-- THE INPUT follows --
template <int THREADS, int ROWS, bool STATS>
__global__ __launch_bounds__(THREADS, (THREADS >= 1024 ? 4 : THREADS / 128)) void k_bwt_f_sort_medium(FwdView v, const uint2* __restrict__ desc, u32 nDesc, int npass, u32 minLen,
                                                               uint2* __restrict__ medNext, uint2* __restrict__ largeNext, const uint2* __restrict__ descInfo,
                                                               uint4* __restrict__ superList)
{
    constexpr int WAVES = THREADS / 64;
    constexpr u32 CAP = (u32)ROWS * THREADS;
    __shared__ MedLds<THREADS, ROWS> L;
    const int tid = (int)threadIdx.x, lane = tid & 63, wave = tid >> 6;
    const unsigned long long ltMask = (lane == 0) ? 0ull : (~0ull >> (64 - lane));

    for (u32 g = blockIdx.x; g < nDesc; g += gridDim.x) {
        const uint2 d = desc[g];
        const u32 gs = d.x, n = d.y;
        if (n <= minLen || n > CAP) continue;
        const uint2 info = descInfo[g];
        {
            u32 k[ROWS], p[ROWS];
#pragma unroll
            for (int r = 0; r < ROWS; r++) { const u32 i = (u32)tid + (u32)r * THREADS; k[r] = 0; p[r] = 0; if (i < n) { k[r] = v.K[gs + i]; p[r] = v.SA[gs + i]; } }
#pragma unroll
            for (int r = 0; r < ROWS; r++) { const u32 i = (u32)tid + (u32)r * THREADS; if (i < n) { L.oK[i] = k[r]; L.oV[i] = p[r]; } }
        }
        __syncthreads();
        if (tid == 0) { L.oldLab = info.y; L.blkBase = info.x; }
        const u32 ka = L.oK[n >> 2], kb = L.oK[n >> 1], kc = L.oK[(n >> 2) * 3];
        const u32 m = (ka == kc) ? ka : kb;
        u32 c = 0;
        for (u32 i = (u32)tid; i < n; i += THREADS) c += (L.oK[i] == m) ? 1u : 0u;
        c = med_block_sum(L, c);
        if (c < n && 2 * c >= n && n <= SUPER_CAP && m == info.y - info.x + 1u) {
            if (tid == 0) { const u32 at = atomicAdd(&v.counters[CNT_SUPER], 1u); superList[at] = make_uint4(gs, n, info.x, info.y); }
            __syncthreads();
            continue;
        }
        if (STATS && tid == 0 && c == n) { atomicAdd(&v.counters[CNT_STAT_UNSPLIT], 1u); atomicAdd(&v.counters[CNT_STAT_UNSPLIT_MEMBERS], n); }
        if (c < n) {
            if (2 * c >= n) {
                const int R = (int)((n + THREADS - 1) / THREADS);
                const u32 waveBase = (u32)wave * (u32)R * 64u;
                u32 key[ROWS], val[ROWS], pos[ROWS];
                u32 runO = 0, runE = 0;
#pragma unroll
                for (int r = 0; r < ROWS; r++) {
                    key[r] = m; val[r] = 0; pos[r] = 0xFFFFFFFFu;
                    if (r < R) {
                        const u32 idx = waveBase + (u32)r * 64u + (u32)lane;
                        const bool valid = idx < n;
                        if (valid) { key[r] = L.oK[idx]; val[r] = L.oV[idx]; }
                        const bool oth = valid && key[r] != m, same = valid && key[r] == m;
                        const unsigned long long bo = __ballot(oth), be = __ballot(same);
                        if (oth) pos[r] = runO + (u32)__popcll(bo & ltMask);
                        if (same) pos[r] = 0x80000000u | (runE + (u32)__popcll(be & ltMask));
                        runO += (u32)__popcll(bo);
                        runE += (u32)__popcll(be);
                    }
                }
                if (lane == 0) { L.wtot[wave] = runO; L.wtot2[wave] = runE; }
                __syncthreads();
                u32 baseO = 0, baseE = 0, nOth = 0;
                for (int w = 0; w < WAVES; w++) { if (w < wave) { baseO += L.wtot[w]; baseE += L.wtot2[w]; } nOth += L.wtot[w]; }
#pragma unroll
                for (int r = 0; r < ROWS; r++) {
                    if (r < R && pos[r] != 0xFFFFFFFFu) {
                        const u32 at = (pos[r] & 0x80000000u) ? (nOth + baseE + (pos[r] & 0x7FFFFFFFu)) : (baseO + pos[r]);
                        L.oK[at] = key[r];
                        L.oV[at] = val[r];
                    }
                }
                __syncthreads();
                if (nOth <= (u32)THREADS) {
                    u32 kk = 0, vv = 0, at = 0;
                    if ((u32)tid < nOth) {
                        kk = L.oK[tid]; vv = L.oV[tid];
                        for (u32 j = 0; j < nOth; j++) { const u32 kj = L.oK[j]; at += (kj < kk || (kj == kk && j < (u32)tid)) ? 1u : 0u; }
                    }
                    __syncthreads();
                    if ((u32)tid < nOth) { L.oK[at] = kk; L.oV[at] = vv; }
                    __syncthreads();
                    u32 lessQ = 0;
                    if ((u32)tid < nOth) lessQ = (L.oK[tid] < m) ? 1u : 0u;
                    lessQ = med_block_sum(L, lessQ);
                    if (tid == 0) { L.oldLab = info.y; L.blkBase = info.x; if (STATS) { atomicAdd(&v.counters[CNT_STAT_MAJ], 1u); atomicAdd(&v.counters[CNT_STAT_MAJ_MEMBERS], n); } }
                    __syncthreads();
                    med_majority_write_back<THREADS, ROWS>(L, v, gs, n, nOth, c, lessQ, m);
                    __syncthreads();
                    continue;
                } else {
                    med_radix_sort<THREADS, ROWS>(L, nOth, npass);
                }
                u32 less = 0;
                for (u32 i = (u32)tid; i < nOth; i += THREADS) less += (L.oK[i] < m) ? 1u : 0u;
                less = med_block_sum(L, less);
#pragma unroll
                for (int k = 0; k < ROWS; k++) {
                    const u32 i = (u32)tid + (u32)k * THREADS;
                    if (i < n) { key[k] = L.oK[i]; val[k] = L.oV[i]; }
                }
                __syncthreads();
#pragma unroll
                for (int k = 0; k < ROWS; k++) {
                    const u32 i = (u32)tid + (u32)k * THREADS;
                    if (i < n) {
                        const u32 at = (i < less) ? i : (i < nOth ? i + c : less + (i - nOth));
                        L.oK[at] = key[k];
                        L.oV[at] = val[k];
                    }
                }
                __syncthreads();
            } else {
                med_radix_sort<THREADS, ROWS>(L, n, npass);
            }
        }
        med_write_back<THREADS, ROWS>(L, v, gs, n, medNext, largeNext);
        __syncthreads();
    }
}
-- THE INPUT concluded --
-- THE INPUT follows --
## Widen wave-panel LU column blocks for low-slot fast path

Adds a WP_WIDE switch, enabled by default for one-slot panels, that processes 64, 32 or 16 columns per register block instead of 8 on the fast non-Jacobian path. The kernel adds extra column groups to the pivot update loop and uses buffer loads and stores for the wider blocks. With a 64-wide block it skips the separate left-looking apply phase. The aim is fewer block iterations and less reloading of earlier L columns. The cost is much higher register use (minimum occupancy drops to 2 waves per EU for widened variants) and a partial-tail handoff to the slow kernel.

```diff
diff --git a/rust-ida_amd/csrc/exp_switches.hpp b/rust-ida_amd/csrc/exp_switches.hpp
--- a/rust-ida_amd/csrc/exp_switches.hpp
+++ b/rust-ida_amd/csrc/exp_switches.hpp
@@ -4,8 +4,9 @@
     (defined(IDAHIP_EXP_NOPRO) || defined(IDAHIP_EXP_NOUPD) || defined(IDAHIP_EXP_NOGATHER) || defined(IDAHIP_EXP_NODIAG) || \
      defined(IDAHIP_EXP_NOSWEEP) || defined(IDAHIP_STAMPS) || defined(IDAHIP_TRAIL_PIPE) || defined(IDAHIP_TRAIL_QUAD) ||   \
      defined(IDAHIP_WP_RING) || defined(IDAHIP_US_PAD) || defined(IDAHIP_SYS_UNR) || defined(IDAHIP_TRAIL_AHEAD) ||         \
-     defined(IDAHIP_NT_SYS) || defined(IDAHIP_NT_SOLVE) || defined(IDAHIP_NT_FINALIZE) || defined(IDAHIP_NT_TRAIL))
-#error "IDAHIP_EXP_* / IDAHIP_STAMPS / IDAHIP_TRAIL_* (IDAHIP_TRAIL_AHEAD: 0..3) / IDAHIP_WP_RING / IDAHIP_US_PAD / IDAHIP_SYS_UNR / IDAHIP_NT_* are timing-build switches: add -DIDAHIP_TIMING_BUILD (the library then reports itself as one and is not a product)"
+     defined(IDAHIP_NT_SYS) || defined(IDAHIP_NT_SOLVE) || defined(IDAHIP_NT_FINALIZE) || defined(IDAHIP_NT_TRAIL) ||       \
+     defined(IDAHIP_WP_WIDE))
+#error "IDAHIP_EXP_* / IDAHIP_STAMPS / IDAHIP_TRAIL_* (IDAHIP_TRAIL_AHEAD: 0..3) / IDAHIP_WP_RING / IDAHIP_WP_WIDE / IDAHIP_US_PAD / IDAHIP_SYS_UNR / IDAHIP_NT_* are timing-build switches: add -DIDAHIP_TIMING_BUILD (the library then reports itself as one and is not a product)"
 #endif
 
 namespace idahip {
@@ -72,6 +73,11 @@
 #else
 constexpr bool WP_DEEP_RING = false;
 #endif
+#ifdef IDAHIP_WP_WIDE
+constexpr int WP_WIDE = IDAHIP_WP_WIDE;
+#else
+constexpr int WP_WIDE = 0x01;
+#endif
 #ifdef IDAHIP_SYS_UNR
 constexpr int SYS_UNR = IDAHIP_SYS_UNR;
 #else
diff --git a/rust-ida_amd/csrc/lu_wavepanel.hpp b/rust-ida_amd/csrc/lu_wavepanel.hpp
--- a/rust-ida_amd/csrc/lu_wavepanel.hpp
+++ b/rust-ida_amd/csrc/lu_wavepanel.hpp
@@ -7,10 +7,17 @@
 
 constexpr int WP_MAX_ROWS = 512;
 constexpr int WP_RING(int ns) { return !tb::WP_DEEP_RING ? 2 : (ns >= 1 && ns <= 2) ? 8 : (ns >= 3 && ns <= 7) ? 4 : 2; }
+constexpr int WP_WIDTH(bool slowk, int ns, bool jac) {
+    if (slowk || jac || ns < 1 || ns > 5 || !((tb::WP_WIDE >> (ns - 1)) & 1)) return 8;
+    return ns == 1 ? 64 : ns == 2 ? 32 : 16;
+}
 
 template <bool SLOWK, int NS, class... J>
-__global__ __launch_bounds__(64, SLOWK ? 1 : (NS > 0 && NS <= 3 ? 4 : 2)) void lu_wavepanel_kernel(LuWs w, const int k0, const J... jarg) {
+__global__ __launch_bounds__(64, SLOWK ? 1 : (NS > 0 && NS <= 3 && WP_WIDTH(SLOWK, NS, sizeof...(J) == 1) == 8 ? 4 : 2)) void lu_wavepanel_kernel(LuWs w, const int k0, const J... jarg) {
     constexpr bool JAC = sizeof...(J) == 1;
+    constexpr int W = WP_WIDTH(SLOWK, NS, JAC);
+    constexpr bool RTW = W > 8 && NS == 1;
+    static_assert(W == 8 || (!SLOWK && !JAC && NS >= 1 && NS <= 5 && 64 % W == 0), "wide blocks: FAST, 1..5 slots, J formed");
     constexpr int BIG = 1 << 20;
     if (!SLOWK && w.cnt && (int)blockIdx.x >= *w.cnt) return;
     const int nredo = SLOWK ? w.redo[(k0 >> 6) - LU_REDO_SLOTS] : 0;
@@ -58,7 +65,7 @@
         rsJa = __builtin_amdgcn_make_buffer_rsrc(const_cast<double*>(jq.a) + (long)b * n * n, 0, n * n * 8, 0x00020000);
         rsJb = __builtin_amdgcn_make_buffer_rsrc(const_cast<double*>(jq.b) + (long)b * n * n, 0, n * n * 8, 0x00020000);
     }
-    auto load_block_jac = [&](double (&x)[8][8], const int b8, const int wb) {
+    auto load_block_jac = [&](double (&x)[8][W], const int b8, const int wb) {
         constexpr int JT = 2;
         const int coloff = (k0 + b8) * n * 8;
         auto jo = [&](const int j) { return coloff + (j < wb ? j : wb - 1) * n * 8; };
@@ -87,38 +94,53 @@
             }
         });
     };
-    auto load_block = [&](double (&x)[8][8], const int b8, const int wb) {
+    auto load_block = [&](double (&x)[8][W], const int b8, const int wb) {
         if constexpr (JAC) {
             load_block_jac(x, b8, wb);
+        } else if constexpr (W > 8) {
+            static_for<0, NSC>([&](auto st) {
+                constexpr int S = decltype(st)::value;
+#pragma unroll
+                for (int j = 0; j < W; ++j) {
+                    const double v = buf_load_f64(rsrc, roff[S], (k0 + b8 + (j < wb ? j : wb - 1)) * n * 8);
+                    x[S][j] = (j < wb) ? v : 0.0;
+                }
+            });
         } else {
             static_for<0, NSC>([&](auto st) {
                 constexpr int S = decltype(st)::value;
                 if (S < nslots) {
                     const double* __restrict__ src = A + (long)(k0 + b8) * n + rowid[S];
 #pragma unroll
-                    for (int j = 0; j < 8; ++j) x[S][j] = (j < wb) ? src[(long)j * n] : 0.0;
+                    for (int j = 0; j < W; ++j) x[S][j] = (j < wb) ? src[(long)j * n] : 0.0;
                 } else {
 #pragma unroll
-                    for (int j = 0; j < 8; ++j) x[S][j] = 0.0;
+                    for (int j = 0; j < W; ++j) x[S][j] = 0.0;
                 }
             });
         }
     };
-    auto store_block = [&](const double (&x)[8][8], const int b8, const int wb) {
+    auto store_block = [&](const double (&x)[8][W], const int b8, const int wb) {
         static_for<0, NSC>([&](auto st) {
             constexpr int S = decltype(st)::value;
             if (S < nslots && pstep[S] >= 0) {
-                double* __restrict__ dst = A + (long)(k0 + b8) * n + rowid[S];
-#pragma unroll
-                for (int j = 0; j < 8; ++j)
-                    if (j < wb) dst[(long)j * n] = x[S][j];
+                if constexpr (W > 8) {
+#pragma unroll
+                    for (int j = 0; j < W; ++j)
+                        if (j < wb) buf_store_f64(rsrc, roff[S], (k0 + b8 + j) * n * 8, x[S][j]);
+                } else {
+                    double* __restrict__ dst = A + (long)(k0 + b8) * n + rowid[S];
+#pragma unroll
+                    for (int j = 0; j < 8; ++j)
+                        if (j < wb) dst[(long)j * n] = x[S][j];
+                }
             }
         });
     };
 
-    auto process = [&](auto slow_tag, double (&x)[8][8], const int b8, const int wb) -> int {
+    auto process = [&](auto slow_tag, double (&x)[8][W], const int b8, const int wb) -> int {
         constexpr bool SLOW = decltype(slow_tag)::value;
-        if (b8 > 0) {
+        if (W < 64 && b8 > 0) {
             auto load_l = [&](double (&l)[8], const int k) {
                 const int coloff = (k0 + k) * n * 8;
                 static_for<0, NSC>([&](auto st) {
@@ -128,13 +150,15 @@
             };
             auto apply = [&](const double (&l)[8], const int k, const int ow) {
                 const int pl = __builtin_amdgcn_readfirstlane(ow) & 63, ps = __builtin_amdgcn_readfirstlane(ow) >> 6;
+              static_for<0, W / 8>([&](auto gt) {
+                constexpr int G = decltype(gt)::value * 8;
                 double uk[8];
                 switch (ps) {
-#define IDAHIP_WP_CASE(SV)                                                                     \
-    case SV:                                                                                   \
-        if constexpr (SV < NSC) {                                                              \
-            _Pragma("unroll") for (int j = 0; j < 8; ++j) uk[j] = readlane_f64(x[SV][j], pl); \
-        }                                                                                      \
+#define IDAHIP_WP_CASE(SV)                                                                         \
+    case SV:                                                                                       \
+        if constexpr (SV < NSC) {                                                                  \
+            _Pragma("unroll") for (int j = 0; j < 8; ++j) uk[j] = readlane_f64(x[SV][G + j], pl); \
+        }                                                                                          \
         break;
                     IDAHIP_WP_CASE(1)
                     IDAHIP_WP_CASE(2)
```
-- THE INPUT concluded --
-- THE INPUT follows --
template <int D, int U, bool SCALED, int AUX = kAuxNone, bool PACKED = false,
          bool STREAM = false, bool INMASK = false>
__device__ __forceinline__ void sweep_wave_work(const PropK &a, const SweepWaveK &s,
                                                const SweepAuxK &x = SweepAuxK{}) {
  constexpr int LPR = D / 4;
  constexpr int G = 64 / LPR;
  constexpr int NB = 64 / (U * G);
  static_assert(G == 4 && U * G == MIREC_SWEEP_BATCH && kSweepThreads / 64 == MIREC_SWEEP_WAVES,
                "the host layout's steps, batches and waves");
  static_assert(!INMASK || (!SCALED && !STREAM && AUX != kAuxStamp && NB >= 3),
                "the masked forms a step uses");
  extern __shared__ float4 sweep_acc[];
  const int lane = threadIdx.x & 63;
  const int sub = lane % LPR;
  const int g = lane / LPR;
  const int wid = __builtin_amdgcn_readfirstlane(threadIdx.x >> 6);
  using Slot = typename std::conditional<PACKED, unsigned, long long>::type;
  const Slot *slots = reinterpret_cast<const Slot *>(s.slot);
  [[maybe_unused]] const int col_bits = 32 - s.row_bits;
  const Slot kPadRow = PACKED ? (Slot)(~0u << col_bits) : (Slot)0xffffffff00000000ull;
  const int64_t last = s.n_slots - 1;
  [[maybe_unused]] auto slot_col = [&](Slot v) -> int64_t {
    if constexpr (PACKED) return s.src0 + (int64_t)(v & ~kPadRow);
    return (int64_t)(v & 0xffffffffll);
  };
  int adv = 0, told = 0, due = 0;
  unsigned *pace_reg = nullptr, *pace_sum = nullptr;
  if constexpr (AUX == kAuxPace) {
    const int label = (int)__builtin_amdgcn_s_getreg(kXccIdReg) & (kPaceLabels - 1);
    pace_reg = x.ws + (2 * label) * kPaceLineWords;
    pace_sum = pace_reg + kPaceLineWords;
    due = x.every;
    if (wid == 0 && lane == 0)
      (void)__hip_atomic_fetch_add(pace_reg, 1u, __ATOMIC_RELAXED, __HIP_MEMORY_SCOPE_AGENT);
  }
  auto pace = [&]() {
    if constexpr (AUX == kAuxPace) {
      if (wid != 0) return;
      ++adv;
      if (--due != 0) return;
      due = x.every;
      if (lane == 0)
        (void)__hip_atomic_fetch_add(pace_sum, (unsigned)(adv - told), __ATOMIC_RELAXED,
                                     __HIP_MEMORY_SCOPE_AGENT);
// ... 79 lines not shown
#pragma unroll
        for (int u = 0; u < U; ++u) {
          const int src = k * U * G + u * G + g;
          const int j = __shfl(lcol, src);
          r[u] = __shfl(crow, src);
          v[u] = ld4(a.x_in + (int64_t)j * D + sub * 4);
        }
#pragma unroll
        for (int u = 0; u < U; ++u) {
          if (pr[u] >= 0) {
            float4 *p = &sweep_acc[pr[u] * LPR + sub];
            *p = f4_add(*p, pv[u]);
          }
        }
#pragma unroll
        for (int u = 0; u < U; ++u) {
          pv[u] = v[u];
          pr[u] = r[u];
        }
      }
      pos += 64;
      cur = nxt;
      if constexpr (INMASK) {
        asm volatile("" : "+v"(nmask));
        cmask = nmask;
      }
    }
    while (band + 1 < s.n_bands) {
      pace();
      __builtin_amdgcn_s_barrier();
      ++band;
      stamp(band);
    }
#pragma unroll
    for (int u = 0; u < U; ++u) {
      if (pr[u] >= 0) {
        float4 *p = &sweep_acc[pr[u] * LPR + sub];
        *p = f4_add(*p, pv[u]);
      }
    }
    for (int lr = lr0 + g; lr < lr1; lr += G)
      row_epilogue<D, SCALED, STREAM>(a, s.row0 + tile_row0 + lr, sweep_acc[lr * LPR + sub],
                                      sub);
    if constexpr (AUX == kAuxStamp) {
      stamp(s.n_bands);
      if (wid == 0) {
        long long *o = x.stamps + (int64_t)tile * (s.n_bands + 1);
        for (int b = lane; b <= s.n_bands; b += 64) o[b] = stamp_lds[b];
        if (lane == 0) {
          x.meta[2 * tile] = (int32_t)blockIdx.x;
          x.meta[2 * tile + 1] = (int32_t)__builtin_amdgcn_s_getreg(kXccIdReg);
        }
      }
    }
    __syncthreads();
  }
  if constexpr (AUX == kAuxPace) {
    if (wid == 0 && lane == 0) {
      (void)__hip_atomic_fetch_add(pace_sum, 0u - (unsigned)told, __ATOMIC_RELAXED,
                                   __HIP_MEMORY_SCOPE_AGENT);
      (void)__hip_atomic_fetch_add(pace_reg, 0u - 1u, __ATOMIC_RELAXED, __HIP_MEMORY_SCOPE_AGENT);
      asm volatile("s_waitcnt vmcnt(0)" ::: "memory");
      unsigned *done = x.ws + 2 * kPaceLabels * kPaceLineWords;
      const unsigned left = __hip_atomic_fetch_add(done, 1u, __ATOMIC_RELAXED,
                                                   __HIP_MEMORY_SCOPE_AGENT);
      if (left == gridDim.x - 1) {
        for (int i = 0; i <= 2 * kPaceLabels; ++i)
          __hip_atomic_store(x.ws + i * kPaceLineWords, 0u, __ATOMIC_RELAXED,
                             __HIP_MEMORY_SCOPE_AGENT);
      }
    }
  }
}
-- THE INPUT concluded --
> _EXERCISE REQUIREMENTS_: Across the entries above, how many lines include "told"? State only that number.

> _SOLUTION TO THE EXERCISE_: 3